§ **Data under study**
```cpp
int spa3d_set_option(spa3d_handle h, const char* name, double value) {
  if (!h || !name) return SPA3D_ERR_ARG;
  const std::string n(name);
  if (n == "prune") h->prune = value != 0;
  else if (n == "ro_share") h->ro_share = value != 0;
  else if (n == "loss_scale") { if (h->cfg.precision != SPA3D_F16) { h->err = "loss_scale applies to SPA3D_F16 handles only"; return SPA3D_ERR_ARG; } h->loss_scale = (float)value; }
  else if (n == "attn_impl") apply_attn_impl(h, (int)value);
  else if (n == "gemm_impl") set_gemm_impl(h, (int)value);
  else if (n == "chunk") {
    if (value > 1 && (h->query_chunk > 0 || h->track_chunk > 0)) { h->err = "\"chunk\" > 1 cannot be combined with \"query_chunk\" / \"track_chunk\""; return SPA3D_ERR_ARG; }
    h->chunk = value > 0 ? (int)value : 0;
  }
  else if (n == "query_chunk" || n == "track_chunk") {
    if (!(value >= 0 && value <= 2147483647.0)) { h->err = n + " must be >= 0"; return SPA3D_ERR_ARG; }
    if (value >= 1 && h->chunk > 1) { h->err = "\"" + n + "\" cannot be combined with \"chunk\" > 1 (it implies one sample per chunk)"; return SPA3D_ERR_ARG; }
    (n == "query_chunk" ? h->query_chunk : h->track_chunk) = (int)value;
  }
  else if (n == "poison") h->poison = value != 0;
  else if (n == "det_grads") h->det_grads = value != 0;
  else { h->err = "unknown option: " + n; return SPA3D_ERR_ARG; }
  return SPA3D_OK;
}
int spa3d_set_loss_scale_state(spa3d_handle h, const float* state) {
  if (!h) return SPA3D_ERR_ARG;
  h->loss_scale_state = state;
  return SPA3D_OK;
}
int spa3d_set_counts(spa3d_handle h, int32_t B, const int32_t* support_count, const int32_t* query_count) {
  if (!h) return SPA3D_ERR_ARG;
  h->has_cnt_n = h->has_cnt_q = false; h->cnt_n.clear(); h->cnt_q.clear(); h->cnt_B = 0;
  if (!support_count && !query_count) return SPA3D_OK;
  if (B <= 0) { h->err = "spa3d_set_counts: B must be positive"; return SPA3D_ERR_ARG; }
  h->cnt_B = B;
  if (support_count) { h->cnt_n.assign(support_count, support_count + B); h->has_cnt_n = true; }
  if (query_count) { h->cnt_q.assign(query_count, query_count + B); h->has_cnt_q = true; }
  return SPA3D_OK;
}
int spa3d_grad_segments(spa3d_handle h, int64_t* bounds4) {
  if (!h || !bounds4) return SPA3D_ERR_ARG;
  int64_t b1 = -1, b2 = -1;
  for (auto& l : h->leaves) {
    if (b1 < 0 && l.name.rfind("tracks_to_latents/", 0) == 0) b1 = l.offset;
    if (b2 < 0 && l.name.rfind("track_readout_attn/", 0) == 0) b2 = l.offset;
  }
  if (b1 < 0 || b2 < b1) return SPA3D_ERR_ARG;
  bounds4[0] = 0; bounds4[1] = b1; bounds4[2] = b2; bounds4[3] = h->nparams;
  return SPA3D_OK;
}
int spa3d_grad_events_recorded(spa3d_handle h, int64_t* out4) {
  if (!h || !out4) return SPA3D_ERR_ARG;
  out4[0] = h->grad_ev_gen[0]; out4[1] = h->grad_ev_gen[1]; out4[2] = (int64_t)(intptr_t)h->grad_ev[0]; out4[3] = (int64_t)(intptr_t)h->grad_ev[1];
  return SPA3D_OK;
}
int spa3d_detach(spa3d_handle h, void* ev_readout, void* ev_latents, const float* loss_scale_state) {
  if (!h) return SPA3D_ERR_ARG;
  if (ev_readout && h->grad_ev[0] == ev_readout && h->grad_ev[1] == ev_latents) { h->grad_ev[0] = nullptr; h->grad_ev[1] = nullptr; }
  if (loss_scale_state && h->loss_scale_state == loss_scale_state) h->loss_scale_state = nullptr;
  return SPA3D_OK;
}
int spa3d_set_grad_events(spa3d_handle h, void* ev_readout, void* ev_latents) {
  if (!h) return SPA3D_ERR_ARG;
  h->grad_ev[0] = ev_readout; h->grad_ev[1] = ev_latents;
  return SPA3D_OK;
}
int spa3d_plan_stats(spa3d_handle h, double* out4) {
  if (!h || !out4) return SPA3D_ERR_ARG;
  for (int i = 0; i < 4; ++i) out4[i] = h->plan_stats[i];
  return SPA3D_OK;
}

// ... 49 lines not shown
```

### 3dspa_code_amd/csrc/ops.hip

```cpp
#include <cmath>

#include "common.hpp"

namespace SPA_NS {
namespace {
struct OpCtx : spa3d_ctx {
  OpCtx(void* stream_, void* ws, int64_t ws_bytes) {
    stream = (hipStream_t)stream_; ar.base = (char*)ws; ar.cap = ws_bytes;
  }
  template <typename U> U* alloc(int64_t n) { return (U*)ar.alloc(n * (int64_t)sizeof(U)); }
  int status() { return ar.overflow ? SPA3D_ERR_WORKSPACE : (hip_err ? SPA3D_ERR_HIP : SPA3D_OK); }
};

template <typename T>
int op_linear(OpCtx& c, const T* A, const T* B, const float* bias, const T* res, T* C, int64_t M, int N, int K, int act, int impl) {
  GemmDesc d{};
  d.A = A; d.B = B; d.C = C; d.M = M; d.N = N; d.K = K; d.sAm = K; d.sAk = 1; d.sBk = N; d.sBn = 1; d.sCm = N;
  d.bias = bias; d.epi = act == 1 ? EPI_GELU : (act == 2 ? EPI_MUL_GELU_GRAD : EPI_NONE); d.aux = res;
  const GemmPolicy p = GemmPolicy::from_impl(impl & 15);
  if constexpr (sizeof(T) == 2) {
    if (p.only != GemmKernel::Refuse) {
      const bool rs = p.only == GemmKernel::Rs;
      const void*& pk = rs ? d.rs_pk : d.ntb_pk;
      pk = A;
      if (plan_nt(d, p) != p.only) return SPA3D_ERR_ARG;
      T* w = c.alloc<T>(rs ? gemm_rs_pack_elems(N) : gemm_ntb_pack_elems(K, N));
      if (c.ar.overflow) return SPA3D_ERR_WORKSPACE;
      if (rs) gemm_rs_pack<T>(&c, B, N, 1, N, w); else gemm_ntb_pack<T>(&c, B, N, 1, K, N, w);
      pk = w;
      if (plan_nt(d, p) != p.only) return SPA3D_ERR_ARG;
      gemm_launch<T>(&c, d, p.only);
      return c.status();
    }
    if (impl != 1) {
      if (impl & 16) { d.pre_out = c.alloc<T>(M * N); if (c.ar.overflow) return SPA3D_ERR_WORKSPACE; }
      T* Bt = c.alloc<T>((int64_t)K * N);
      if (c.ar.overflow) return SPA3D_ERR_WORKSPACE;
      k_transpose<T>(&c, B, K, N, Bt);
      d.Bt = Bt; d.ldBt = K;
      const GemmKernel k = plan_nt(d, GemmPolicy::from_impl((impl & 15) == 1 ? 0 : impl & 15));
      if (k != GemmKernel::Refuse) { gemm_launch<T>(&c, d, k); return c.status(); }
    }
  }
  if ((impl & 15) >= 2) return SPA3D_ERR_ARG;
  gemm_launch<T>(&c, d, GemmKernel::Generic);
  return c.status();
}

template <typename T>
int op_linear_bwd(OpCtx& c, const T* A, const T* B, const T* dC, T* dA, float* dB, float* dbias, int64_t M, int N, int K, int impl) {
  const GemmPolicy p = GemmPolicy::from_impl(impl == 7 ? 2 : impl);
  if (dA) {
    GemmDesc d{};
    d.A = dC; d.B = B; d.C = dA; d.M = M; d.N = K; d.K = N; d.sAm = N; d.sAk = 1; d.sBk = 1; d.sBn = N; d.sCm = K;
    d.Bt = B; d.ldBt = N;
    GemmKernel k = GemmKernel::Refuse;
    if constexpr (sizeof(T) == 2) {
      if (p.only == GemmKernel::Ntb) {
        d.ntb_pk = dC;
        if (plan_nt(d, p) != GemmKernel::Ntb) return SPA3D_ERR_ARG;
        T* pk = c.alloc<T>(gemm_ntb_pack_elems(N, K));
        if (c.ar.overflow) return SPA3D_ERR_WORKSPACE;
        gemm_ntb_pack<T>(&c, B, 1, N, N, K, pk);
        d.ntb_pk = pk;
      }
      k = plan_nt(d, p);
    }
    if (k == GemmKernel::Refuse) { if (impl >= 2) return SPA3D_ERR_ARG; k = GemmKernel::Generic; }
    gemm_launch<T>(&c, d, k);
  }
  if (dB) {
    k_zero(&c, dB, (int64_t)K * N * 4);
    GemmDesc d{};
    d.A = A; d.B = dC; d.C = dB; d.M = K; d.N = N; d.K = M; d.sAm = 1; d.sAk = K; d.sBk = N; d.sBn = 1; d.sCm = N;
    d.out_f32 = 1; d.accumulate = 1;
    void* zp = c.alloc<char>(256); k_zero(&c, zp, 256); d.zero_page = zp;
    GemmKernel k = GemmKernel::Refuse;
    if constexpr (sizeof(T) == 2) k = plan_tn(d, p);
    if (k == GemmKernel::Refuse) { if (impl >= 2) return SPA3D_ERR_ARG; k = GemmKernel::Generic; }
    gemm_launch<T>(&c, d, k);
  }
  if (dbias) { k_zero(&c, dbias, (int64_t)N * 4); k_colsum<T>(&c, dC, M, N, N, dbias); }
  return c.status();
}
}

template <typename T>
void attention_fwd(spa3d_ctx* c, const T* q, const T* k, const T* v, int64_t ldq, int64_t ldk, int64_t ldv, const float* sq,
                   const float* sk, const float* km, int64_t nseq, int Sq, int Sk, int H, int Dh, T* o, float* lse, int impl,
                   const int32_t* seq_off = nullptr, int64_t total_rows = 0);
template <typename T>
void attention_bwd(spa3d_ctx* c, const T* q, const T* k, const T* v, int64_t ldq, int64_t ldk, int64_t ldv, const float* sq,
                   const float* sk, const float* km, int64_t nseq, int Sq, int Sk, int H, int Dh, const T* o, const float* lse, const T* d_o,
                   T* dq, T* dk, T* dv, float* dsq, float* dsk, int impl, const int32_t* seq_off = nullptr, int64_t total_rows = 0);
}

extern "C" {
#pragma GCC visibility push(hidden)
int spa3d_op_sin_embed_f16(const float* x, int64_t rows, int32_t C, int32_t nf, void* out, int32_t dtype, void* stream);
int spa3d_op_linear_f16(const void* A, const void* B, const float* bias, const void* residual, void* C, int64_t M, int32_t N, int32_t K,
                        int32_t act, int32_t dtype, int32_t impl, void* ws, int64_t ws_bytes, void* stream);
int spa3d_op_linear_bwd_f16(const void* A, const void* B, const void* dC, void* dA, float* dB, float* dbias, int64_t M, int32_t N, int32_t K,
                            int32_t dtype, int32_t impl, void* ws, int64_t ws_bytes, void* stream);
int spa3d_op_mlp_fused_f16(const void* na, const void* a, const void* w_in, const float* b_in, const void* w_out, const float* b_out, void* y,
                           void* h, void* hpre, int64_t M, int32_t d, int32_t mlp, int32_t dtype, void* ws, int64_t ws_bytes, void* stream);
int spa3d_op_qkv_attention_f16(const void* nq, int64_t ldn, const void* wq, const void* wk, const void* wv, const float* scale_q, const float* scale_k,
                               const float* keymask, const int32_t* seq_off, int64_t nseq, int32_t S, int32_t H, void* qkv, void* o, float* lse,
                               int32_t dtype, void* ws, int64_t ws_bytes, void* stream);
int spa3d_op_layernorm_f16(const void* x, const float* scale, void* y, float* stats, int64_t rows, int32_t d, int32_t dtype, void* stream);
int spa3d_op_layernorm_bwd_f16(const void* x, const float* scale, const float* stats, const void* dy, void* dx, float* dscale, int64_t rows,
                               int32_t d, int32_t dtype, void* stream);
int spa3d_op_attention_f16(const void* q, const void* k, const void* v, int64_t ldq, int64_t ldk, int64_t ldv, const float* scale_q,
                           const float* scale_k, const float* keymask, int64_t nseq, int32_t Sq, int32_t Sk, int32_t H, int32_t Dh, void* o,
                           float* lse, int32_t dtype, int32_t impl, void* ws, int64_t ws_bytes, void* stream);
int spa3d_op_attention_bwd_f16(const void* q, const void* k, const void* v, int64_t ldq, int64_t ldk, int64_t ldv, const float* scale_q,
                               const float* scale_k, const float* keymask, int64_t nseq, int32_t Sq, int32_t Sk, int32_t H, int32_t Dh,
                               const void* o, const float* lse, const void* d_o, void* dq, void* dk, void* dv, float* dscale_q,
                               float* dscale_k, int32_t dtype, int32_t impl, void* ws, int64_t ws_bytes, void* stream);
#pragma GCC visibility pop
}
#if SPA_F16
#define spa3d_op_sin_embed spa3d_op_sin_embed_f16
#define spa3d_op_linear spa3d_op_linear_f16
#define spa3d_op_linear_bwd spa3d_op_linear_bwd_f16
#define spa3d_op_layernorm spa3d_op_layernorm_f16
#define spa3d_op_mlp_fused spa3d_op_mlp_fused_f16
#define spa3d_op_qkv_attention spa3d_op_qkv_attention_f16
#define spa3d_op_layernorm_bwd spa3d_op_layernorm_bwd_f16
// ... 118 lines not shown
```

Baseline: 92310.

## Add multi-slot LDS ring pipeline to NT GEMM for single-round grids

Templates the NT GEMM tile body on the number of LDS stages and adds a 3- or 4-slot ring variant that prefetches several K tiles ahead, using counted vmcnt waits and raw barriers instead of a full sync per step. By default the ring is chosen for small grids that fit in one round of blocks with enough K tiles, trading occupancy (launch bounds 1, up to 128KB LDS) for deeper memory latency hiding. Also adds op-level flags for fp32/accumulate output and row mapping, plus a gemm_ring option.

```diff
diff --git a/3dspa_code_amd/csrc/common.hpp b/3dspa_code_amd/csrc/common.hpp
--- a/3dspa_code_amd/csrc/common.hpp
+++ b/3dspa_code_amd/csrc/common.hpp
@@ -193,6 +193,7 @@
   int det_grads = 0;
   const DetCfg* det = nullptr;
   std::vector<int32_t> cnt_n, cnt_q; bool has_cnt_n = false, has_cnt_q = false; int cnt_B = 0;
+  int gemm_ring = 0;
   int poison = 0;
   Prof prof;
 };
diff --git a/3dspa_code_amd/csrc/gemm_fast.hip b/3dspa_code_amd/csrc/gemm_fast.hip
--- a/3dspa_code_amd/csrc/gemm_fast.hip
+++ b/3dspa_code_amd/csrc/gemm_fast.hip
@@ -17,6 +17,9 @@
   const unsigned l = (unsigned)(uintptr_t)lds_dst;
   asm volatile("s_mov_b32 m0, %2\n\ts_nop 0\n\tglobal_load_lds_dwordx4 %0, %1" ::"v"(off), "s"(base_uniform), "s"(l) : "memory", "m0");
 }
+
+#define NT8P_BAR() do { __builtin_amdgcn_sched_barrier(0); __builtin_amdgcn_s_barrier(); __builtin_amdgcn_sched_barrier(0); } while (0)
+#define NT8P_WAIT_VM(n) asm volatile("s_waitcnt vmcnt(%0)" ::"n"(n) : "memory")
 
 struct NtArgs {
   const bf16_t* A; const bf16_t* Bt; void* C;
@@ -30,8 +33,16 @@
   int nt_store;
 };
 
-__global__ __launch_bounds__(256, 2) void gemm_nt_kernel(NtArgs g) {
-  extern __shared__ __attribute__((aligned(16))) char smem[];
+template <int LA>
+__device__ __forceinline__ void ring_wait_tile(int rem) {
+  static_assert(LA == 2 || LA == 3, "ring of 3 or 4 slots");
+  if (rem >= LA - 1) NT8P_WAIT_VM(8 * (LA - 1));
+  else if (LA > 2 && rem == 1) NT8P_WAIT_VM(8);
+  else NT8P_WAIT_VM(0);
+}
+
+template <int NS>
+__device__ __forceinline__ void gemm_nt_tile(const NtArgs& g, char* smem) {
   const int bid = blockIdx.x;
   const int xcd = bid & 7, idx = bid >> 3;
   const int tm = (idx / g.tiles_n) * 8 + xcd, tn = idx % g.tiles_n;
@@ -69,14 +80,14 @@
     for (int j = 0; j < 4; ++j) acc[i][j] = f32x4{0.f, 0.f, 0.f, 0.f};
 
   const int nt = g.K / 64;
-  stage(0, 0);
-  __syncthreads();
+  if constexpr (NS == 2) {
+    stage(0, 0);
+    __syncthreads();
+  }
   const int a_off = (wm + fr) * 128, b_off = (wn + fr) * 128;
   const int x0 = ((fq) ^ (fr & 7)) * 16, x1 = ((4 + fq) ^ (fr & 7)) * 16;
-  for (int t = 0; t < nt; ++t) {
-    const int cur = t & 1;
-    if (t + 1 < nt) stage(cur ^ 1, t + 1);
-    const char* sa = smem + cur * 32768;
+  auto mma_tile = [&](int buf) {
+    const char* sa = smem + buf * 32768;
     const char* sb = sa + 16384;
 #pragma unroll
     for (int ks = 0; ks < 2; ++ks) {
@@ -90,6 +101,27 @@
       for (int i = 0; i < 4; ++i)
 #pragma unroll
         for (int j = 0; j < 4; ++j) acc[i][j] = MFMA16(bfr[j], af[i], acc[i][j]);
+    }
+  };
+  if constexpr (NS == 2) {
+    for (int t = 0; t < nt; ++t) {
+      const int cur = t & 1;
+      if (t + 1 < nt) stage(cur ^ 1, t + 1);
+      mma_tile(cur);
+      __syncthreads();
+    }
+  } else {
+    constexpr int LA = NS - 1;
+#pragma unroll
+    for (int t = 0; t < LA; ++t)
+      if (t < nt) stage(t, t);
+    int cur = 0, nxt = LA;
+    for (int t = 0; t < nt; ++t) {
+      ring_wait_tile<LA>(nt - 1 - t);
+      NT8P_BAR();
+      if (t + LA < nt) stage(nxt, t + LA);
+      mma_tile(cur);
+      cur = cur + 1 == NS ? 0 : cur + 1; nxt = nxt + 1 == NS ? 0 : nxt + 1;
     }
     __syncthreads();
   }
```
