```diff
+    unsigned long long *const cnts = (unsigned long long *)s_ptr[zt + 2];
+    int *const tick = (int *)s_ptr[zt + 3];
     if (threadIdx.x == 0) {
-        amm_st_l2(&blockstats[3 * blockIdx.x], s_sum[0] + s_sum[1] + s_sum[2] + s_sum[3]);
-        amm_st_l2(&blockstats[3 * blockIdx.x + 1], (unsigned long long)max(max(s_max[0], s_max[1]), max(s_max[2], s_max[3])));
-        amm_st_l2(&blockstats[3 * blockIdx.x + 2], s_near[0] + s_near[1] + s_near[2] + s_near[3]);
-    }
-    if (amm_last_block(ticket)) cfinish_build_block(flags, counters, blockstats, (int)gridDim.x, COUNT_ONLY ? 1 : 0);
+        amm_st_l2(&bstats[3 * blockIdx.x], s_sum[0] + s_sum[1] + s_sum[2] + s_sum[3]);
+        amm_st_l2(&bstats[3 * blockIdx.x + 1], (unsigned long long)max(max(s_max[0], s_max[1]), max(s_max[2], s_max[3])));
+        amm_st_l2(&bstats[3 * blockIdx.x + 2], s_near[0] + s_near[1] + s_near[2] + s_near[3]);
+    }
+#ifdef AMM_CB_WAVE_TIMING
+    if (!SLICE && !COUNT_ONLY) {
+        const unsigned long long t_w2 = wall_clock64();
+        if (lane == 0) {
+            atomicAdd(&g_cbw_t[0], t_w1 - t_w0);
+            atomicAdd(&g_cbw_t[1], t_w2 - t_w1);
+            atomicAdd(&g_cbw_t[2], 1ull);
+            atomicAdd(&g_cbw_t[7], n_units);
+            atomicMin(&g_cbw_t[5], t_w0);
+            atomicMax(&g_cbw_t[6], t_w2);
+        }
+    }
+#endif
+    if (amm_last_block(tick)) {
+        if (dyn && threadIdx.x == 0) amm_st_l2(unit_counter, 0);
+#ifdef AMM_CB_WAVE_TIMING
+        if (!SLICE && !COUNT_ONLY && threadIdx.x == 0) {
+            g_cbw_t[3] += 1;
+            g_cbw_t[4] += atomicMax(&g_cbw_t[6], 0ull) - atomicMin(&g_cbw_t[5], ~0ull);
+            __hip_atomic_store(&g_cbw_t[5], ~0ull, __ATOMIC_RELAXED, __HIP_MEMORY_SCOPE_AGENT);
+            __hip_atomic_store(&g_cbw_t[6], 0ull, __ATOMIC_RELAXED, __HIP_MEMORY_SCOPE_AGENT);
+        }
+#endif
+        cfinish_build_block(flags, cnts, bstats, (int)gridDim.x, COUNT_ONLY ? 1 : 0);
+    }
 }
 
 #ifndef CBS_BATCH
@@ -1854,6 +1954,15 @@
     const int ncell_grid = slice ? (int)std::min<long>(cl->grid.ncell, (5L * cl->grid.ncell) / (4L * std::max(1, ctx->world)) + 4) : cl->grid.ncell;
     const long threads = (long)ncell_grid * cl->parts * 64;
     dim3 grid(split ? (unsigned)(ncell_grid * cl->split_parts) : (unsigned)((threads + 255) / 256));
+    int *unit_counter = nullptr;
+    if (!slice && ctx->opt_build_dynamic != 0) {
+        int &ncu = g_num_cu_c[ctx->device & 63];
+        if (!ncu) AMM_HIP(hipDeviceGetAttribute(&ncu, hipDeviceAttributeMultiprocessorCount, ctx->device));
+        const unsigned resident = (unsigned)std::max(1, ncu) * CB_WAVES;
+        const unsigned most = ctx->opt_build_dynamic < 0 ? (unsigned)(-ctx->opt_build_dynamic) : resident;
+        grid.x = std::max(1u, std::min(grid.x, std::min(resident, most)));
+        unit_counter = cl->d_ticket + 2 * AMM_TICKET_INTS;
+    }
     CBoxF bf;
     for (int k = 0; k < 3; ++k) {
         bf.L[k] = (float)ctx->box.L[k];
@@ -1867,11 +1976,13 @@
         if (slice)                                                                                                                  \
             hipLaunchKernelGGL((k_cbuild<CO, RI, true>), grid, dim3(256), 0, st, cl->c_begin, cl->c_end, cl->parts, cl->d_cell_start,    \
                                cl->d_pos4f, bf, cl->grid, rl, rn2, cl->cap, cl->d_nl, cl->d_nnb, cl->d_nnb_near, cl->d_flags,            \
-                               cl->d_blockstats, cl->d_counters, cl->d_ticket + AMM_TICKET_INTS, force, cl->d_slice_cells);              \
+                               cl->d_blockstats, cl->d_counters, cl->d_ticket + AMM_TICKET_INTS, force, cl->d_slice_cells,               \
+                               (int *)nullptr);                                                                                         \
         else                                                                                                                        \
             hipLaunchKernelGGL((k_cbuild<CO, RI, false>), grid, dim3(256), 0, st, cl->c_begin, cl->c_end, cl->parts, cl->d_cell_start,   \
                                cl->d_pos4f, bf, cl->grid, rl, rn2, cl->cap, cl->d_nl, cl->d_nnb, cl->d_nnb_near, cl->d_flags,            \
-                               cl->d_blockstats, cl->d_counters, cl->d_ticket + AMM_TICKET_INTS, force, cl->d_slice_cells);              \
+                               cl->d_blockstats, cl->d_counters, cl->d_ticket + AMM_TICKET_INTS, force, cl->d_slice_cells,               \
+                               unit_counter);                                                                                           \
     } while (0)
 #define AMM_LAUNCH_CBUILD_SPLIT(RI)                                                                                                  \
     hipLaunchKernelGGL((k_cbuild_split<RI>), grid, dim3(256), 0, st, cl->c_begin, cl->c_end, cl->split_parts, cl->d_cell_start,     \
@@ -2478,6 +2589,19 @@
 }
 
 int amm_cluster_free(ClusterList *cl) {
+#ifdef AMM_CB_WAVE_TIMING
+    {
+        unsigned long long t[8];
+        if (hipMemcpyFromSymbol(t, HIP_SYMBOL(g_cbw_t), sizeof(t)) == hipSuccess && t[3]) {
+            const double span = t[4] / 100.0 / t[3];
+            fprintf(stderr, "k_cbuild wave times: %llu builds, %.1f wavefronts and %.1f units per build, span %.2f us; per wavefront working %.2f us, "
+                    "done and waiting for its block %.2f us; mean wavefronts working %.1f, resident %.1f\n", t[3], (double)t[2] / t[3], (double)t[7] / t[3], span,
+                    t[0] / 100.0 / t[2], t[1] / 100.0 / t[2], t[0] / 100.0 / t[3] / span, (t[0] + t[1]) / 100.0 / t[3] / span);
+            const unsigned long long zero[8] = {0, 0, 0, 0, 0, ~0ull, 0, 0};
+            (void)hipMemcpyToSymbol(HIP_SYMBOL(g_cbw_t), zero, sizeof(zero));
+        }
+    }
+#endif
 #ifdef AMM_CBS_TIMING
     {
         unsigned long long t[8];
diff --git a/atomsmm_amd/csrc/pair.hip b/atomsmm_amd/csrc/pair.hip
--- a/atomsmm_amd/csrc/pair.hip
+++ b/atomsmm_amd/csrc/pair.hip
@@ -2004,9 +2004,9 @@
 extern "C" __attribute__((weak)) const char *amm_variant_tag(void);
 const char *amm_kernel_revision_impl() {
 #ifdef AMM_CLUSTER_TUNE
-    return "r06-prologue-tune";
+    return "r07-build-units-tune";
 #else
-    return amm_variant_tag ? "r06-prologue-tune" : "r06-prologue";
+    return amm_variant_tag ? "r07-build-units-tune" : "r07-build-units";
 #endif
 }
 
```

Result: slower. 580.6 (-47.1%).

§ **Task**
Each line above that contains the string "shown" should be copied.

§ **Written response**
// ... 49 lines not shown
// ... 118 lines not shown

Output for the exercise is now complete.